EXERCISE PROMPT: State, as one number, how many lines in these records hold "stdint".

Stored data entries
========================================================================

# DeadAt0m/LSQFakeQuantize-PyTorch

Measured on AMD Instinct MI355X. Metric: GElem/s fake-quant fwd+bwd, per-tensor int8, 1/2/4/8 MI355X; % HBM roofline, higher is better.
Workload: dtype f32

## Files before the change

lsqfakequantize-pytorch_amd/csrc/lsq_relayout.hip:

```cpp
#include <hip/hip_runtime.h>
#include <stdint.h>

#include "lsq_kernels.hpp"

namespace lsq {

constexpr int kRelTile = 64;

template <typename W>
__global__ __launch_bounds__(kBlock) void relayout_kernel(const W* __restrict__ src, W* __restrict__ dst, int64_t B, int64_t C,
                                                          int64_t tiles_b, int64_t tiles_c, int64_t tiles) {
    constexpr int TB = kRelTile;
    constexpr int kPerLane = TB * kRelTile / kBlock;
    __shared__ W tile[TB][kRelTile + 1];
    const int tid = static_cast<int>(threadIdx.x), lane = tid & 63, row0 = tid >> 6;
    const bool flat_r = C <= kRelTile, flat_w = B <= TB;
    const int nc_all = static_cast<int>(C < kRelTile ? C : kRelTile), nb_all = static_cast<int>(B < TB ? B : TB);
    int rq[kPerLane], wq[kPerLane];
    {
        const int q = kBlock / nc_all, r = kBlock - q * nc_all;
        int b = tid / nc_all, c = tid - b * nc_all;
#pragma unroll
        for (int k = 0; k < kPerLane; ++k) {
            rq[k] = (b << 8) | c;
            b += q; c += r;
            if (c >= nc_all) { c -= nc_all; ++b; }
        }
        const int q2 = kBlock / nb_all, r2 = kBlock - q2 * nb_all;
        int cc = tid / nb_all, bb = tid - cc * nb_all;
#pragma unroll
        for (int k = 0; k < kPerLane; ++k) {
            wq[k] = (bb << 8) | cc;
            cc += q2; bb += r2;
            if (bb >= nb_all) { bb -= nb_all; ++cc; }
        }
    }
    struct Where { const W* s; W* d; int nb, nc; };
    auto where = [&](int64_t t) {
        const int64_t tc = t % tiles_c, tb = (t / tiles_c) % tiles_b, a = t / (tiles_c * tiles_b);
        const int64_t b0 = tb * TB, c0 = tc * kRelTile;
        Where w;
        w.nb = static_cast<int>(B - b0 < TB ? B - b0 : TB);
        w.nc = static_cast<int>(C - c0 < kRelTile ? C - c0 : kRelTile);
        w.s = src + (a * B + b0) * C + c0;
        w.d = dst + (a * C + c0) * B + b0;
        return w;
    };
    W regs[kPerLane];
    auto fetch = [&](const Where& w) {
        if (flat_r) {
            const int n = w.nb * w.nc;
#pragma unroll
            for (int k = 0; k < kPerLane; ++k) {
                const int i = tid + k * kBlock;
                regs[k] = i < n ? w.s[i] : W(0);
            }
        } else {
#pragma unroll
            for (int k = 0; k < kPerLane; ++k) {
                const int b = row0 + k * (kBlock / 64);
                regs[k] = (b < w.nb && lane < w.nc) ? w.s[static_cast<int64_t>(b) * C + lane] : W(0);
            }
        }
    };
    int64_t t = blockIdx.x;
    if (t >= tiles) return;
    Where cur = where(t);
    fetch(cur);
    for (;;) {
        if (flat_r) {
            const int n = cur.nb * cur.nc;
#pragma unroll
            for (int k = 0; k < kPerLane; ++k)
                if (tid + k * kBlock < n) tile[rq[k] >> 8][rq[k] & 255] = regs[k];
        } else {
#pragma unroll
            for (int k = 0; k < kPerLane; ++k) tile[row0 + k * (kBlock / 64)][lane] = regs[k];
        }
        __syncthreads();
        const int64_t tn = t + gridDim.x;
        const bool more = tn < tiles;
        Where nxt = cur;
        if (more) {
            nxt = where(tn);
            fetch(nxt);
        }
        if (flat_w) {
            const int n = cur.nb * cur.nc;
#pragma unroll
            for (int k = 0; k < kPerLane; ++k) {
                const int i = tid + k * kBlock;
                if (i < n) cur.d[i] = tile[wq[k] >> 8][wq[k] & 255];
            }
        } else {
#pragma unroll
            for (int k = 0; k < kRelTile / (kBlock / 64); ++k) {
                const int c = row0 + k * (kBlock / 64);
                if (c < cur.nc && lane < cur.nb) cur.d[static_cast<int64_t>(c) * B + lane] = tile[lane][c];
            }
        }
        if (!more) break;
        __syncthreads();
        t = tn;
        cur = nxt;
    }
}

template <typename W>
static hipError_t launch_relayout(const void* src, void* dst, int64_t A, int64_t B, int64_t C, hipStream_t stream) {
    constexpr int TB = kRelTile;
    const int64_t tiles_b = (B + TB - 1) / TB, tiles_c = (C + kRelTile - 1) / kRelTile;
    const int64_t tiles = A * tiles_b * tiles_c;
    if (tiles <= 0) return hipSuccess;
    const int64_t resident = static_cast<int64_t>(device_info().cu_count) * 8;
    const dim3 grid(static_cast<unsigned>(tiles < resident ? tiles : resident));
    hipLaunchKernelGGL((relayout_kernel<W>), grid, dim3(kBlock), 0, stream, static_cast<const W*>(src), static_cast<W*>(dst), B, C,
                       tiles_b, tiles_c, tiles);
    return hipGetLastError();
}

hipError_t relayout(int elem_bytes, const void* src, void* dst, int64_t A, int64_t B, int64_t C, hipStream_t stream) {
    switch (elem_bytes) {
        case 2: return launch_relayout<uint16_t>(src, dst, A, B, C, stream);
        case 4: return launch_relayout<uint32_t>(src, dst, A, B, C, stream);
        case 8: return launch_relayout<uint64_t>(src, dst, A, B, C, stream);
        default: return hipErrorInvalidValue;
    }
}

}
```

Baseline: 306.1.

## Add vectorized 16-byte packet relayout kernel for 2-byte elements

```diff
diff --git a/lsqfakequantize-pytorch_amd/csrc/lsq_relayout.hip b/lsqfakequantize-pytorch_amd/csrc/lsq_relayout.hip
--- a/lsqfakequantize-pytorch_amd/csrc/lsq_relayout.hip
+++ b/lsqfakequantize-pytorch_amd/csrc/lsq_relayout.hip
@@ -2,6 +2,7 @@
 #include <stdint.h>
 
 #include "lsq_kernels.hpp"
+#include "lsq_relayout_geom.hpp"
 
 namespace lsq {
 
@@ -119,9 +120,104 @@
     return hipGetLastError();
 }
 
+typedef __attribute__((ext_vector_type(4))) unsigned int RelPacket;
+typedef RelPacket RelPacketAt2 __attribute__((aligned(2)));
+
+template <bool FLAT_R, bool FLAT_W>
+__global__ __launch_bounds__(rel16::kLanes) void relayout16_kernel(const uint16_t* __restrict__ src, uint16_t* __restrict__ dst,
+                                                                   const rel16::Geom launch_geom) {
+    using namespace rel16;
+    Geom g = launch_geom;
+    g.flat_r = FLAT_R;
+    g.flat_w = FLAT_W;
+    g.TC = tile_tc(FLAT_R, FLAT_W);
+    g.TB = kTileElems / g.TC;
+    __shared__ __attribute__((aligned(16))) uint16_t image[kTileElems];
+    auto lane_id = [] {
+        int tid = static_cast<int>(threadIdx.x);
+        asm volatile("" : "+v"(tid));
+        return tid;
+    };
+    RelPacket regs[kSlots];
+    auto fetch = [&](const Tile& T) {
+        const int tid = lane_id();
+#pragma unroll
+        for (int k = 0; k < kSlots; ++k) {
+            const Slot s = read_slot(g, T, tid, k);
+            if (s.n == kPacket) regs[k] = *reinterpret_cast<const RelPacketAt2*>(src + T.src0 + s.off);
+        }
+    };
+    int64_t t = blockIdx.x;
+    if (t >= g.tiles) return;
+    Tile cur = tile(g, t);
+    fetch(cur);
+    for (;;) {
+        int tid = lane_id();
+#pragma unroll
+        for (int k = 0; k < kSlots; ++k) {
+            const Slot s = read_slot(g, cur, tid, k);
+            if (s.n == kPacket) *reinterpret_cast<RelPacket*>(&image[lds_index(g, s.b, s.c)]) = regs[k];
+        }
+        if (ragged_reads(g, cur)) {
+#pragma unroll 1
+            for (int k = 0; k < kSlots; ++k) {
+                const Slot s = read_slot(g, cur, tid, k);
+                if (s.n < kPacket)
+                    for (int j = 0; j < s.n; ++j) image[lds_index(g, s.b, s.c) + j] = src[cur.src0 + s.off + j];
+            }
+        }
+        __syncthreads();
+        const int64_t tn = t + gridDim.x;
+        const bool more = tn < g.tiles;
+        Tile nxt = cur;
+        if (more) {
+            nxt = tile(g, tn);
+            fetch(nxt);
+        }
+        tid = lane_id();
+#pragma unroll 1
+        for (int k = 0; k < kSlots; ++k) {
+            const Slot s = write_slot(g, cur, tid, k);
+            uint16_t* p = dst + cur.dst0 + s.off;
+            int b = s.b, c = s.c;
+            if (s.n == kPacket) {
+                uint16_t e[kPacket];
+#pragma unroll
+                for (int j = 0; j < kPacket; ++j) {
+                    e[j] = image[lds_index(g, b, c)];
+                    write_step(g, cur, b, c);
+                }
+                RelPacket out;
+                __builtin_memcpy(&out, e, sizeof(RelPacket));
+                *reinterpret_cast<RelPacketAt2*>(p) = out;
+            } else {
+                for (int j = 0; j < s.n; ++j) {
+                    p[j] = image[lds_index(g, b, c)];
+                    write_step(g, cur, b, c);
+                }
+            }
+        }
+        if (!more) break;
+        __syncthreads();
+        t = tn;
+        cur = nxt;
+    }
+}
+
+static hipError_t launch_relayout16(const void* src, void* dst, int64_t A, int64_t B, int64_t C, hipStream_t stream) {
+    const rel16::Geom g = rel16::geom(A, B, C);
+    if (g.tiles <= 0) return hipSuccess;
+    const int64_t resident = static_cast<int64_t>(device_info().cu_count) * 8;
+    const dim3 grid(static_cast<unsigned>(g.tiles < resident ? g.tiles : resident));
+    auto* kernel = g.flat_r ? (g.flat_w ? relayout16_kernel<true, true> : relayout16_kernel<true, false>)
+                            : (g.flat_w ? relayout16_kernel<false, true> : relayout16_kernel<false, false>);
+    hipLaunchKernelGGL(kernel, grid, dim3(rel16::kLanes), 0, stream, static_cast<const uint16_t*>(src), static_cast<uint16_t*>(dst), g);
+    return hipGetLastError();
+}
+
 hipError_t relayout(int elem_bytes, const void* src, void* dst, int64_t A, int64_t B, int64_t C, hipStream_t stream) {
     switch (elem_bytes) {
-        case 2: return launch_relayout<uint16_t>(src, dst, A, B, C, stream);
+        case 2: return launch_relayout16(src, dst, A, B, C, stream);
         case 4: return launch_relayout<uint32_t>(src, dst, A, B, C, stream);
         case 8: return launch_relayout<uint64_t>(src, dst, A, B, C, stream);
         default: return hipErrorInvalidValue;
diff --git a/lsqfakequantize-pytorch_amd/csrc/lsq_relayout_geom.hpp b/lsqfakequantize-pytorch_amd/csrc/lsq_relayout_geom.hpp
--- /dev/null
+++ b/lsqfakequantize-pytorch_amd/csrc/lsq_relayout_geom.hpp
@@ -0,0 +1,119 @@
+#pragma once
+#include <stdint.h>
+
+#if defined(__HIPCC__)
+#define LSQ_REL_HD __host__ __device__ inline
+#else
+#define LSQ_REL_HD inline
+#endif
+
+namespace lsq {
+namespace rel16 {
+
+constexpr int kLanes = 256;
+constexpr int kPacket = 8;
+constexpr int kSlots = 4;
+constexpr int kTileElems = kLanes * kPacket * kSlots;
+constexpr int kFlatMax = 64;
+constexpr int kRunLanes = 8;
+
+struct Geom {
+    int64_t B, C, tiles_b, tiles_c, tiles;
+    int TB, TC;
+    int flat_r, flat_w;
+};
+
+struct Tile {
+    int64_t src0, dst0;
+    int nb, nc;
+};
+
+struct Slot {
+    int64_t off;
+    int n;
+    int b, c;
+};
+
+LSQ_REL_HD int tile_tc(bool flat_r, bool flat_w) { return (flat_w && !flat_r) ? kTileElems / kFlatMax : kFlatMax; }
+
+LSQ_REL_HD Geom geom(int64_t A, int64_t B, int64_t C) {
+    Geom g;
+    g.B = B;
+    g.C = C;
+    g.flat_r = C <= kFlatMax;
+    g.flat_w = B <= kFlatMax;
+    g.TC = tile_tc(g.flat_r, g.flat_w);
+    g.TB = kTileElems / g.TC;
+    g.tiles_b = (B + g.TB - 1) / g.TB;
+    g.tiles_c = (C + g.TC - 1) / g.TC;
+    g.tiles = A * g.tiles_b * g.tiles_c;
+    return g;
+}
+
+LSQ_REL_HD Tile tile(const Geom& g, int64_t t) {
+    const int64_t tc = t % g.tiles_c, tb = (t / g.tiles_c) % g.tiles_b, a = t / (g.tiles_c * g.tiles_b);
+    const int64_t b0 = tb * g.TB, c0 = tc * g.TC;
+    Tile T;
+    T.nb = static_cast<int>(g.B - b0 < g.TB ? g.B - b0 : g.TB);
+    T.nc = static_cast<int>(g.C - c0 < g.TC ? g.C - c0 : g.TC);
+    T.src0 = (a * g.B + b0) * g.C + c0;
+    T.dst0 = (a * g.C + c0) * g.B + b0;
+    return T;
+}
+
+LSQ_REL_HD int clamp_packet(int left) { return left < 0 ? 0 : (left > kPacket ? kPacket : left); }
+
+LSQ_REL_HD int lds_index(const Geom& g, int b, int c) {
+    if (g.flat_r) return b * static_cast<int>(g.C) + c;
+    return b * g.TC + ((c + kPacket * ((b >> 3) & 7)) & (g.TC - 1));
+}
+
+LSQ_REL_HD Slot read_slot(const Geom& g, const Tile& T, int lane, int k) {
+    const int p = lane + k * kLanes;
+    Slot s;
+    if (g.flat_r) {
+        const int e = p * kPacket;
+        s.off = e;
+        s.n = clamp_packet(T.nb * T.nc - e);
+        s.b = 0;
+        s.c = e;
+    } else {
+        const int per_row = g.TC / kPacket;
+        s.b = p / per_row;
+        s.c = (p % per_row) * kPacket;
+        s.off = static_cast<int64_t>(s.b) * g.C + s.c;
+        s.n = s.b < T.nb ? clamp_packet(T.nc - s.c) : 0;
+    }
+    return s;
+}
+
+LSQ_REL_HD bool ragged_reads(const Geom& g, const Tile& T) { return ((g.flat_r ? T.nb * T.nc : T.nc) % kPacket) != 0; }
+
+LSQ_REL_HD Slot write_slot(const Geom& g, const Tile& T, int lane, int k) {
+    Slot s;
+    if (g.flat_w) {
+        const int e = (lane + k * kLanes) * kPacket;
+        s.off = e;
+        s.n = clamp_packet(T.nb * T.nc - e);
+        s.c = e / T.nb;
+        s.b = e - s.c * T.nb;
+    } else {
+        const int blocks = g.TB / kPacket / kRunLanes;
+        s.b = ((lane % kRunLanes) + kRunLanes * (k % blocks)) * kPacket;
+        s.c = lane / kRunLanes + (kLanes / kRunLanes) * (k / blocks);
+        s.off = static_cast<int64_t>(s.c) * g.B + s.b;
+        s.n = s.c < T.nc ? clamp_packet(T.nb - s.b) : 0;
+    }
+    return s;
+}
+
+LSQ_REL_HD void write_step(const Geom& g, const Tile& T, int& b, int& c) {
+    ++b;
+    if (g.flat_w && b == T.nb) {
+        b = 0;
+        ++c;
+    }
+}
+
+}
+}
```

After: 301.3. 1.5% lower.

========================================================================

OUTPUT OF THE TASK: 3